### Dataset entries
***
# rounak-meyur/revs-admm

Measured on NVIDIA B200. Metric: home_hours_scheduled_per_sec, higher is better.
Workload: dtype f64

## Files before the change

revs-admm_b200/csrc/dual_update.cu:

```cuda
#include <cuda_bf16.h>

#include "kernels.cuh"

namespace revs {



__device__ __forceinline__ unsigned long long ld_acquire_sys(const unsigned long long* p) {
    unsigned long long v;
    asm volatile("ld.acquire.sys.global.u64 %0, [%1];" : "=l"(v) : "l"(p) : "memory");
    return v;
}
__device__ __forceinline__ void st_release_sys(unsigned long long* p, unsigned long long v) {
    asm volatile("st.release.sys.global.u64 [%0], %1;" ::"l"(p), "l"(v) : "memory");
}

template <int SLOTS, bool DSUM>
__global__ void __launch_bounds__(256, 4) dual_update_kernel(DualParams P) {
    extern __shared__ double tile[];
    __shared__ double s_part[2][8];
    const int lane = threadIdx.x & 31, warp = threadIdx.x >> 5;
    const int h0 = blockIdx.x * 32;
    const int ldt = P.T + 1;
    const int it = P.iter ? *P.iter : 0;
    const double* __restrict__ p_sch_new = (it & 1) ? P.p_sch_old : P.p_sch_new;
    const double* __restrict__ p_sch_old = (it & 1) ? P.p_sch_new : P.p_sch_old;
    double* __restrict__ diff_k = P.diff_k + (size_t)it * P.Hp;

    {
        const int h = h0 + lane;
        const bool in = h < P.Hp;
        const double* src = P.g_t + (in ? h : 0);
        int t = warp;
        for (; t + 24 < P.T; t += 32) {
            double v[4];
#pragma unroll
            for (int q = 0; q < 4; ++q) v[q] = in ? src[(size_t)(t + 8 * q) * P.Hp] : 0.0;
#pragma unroll
            for (int q = 0; q < 4; ++q) tile[lane * ldt + t + 8 * q] = v[q];
        }
        for (; t < P.T; t += 8) tile[lane * ldt + t] = in ? src[(size_t)t * P.Hp] : 0.0;
    }
    __syncthreads();

    const double hk = 0.5 * P.kappa;
    double blk_p = 0.0, blk_d = 0.0;
    const double* dsum = DSUM ? P.dsum : nullptr;
    if constexpr (SLOTS > 0) {
        for (int hl = warp; hl < 32; hl += 16) {
            double sn[2][SLOTS], gm[2][SLOTS], so[2][DSUM ? 1 : SLOTS];
            bool okh[2];
#pragma unroll
            for (int q = 0; q < 2; ++q) {
                const int h = h0 + hl + 8 * q;
                okh[q] = h < P.Hp;
                const size_t base = (size_t)(okh[q] ? h : 0) * P.T;
#pragma unroll
                for (int j = 0; j < SLOTS; ++j) {
// ... 59 lines not shown
            blk_p += a1;
            blk_d += a2;
        }
    }
    if (lane == 0) { s_part[0][warp] = blk_p; s_part[1][warp] = blk_d; }
    __syncthreads();

    __nv_bfloat16* gbf = reinterpret_cast<__nv_bfloat16*>(P.gbf_next);
    for (int t = warp; t < P.T; t += 8) {
        int h = h0 + lane;
        if (h < P.Hp) {
            const double zv = tile[lane * ldt + t];
            const size_t o = (size_t)t * P.Hp + h;
            P.z_t[o] = zv;
            if (P.g_next) {
                const double gv = fmax(zv, 0.0);
                P.g_next[o] = gv;
                if (gbf) gbf[o] = __float2bfloat16_rn((float)gv);
            }
        }
    }

    __shared__ int s_last;
    __shared__ double s_fin[2][8];
    if (threadIdx.x == 0) {
        double sp = 0.0, sd = 0.0;
        for (int w = 0; w < 8; ++w) { sp += s_part[0][w]; sd += s_part[1][w]; }
        P.partials[blockIdx.x] = sp;
        P.partials[gridDim.x + blockIdx.x] = sd;
        __threadfence();
        const unsigned done = atomicAdd(&P.res->ticket, 1u);
// ... 46 lines not shown
        if (P.peer.world > 1) {
            count = 0.0;
            for (int r = 0; r < P.peer.world; ++r) { tp += s_peer[0][r]; td += s_peer[1][r]; count += s_peer[2][r]; }
        } else {
            for (int w = 0; w < 8; ++w) { tp += s_fin[0][w]; td += s_fin[1][w]; }
        }
        const double r = sqrt(tp / count), sres = P.kappa * sqrt(td / count);
        const int conv = (P.tol > 0.0 && r < P.tol && sres < P.tol) ? 1 : 0;
        P.res->sum_primal = tp;
        P.res->sum_dual = td;
        P.res->count = count;
        P.res->primal = r;
        P.res->dual = sres;
        P.res->converged = conv;
        P.res->ticket = 0u;
        if (P.iter) {
            const int k = it + 1;
            *P.iter = k;
            if (P.use_cond) {
                const bool err = (P.err_a && *P.err_a) || (P.err_b && *P.err_b) || (P.peer.world > 1 && *P.peer.timeout);
                cudaGraphSetConditional((cudaGraphConditionalHandle)P.cond_loop, (k < P.iter_max && !conv && !err) ? 1u : 0u);
            }
        }
    }
}

cudaError_t launch_dual_update(const DualParams& P, cudaStream_t stream) {
    const size_t smem = (size_t)32 * (P.T + 1) * sizeof(double);
    const int slots = (P.T + 31) / 32;
    const dim3 grid((P.Hp + 31) / 32);
    auto go = [&](auto kernel) -> cudaError_t {
        if (smem > 48 * 1024) {
            cudaError_t e = cudaFuncSetAttribute(kernel, cudaFuncAttributeMaxDynamicSharedMemorySize, (int)smem);
            if (e != cudaSuccess) return e;
        }
        kernel<<<grid, 256, smem, stream>>>(P);
        return cudaGetLastError();
    };
    if (P.dsum) {
        switch (slots) {
            case 1: return go(dual_update_kernel<1, true>);
            case 2: return go(dual_update_kernel<2, true>);
            case 3: return go(dual_update_kernel<3, true>);
// ... 15 lines not shown
```

revs-admm_b200/csrc/home_solve.cu:

```cuda
#include <math_constants.h>

#include "kernels.cuh"

namespace revs {

constexpr int kMaxSlots = 8;
constexpr int kSelectRounds = 24;


template <int SLOTS>
__global__ void __launch_bounds__(256, SLOTS <= 3 ? 6 : 1) home_solve_kernel(HomeParams P) {
    const int lane = threadIdx.x & 31;
    const int h = blockIdx.x * (blockDim.x >> 5) + (threadIdx.x >> 5);
    if (h >= P.Hp) return;
    const size_t base = (size_t)h * P.T;
    const bool ev = P.has_ev[h] != 0;
    const double rate = P.rating[h];
    const int st = P.start[h], en = P.end[h];
    const int nmin = P.n_min[h], nmax = P.n_max[h];
    const bool odd = P.iter != nullptr && (*P.iter & 1);
    const double* __restrict__ p_sch_in = odd ? P.p_sch_new : P.p_sch;
    double* __restrict__ p_sch_out = odd ? const_cast<double*>(P.p_sch) : P.p_sch_new;

    double ld[SLOTS];
#pragma unroll
    for (int j = 0; j < SLOTS; ++j) {
        int t = lane + 32 * j;
        ld[j] = t < P.T ? P.load[base + t] : 0.0;
    }
    const bool first = P.iter ? (*P.iter == 0) : (P.first != 0);
    if (!ev) {
        double a2 = 0.0;
#pragma unroll
        for (int j = 0; j < SLOTS; ++j) {
            int t = lane + 32 * j;
            if (t < P.T) {
                p_sch_out[base + t] = ld[j];
                P.p_ev[base + t] = 0.0;
                const double ds = first ? ld[j] : 0.0;
                a2 = fma(ds, ds, a2);
            }
        }
        if (P.dsum) {
            a2 = warp_sum(a2);
            if (lane == 0) P.dsum[h] = a2;
// ... 99 lines not shown
#pragma unroll
                for (int j = 0; j < SLOTS; ++j) {
                    int t = lane + 32 * j;
                    rank[j] += (o < d[j]) || (o == d[j] && s < t);
                }
            }
        }
#pragma unroll
        for (int j = 0; j < SLOTS; ++j)
            on[j] = d[j] < CUDART_INF && (rank[j] < nmin || (rank[j] < nmax && d[j] < 0.0));
    }
    double a2 = 0.0;
#pragma unroll
    for (int j = 0; j < SLOTS; ++j) {
        int t = lane + 32 * j;
        if (t >= P.T) continue;
        double p = on[j] ? rate : 0.0;
        P.p_ev[base + t] = p;
        const double sn = __dadd_rn(ld[j], p);
        p_sch_out[base + t] = sn;
        const double ds = sn - prev[j];
        a2 = fma(ds, ds, a2);
    }
    if (P.dsum) {
        a2 = warp_sum(a2);
        if (lane == 0) P.dsum[h] = a2;
    }
}

cudaError_t launch_home_solve(const HomeParams& P, cudaStream_t stream) {
    const int warps = 8;
// ... 38 lines not shown
```

revs-admm_b200/csrc/kernels.cuh:

```cuda
#pragma once
#include <vector>

#include "common.cuh"

namespace revs {

struct HomeParams {
    const double* load;
    const double* p_est;
    const double* p_sch;
    const int* iter;
    const double* gamma;
    const double* cost;
    const uint8_t* has_ev;
    const double* rating;
    const int* start;
    const int* end;
    const int* n_min;
    const int* n_max;
    double* p_sch_new;
    double* p_ev;
    double* dsum;
    int first;
    int* infeasible;
    int Hp, T;
    double kappa;
    int individual;
    const double* ind_const;
};

cudaError_t launch_home_solve(const HomeParams& P, cudaStream_t stream);
cudaError_t launch_soc_profile(const double* p_ev, const uint8_t* has_ev, const double* capacity,
                               const double* initial, double* soc, int Hp, int T, cudaStream_t stream);

struct ResidualOut {
    double sum_primal;
    double sum_dual;
    double primal;
// ... 18 lines not shown
    const double* p_sch_old;
    const double* dsum;
    int* iter;
    int iter_max;
    int step;
    const int* err_a;
    const int* err_b;
    unsigned long long cond_loop;
    int use_cond;
    double* gamma;
    double* p_est;
    double* z_t;
    double* g_next;
    void* gbf_next;
    double* diff_k;
    ResidualOut* res;
    PeerReduce peer;
    double* partials;
    int Hp, T;
    double kappa, tol, count;
};

cudaError_t launch_dual_update(const DualParams& P, cudaStream_t stream);

struct QpParams {
    const FeederDev* feeders;
    const double* Rpool;
    const double* rn2;
    const double* rmax;
    int* cand;
// ... 51 lines not shown
cudaError_t launch_round_end(const RoundEndParams& P, cudaStream_t stream);

struct ClassGateParams {
    const int* order_count;
    unsigned long long cond[kQpClasses];
    int first_gated;
};
cudaError_t launch_class_gate(const ClassGateParams& P, cudaStream_t stream);
cudaError_t qp_warp_prepare();
cudaError_t screen_prepare();
cudaError_t screen_tc5_prepare();

cudaError_t launch_utility_qp(const QpParams& P, int grid, int cls, cudaStream_t stream);
int qp_warp_max_n();
cudaError_t launch_qp_init(const QpParams& P, int max_warp_n, cudaStream_t stream);
int qp_warp_ctas_per_sm();
int qp_warp_m_max_default();
cudaError_t launch_utility_qp_warp(const QpParams& P, int nj, int ctas_per_sm, cudaStream_t stream);
cudaError_t launch_utility_qp_fast(const QpParams& P, cudaStream_t stream);
cudaError_t launch_order_columns(const QpParams& P, int mode, int* order, int* order_count, cudaStream_t stream);

struct NewtonZone {
    int feeder;
    int nn, nlev, n;
    int wn;
    int col0;
    int64_t node_off;
    int64_t home_off;
    int64_t lvl_off;
    int64_t ws_off;
// ... 276 lines not shown
```

revs-admm_b200/csrc/revs_capi.cu:

```cuda
#include <chrono>
#include <cstdarg>
#include <cstdio>
#include <cstring>
#include <algorithm>
#include <cstdlib>
#include <cmath>
#include <mutex>
#include <string>
#include <vector>

#include "../../include/revs_admm.h"
#include "kernels.cuh"

using namespace revs;

namespace {

thread_local std::string g_err;

int fail(int code, const char* fmt, ...) {
    char buf[512];
    va_list ap;
    va_start(ap, fmt);
    vsnprintf(buf, sizeof buf, fmt, ap);
// ... 186 lines not shown
    double2* d_nt_ws2 = nullptr;
    int64_t nt_ws_stride = 0;
    int n_newton_cols = 0;
    size_t nt_sig = 0;
    double* d_gather = nullptr;
    int64_t gather_cap = 0;
    double* peer_gather[kGatherMaxPeers] = {};
    int gather_world = 1, gather_rank = 0;
    unsigned long long gather_seq = 0;
    GatherDev* d_gather_dev = nullptr;
    unsigned* d_gather_ticket = nullptr;
    int* d_gather_timeout = nullptr;
    bool use_warp_kernel = true;
    bool overlap_home = true;
    bool screen = true;
    int screen_impl = 0;
    void *d_maps_a = nullptr, *d_map_b = nullptr;
    int* d_bcol0 = nullptr;
    bool tc5_ready = false;
    int *d_pool_parent = nullptr, *d_pool_res = nullptr;
    double* d_pool_cumr = nullptr;
    int64_t* d_pool_off = nullptr;
    size_t pool_nodes = 0;
    NetTools net;
    size_t Rpool_elems = 0;
    bool rn2_valid = false;
    double *d_load = nullptr, *d_pest = nullptr, *d_psch[2] = {nullptr, nullptr}, *d_gamma = nullptr,
           *d_pev = nullptr, *d_soc = nullptr;
    uint8_t* d_has_ev = nullptr;
    double *d_rating = nullptr, *d_capacity = nullptr, *d_initial = nullptr, *d_indconst = nullptr;
// ... 548 lines not shown
        return fail(REVS_ERR_INFEASIBLE, "a home charging sub-problem is infeasible (SOC window vs plug-in window)");
    if (s->h_cnt->n_failed)
        return fail(REVS_ERR_NOCONV,
                    "utility QP: %d (feeder,hour) columns need more than %d simultaneously active "
                    "voltage rows", s->h_cnt->n_failed, kWMax);
    if (s->h_cnt->noconv)
        return fail(REVS_ERR_NOCONV, "utility QP: %d columns still running after %d working-set rounds (or a tree-Newton column "
                    "that did not reach the tolerance)", s->h_cnt->n_running, kQpRoundMax);
    return REVS_OK;
}
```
***
List every line above containing the word "ClassGateParams".

struct ClassGateParams {
cudaError_t launch_class_gate(const ClassGateParams& P, cudaStream_t stream);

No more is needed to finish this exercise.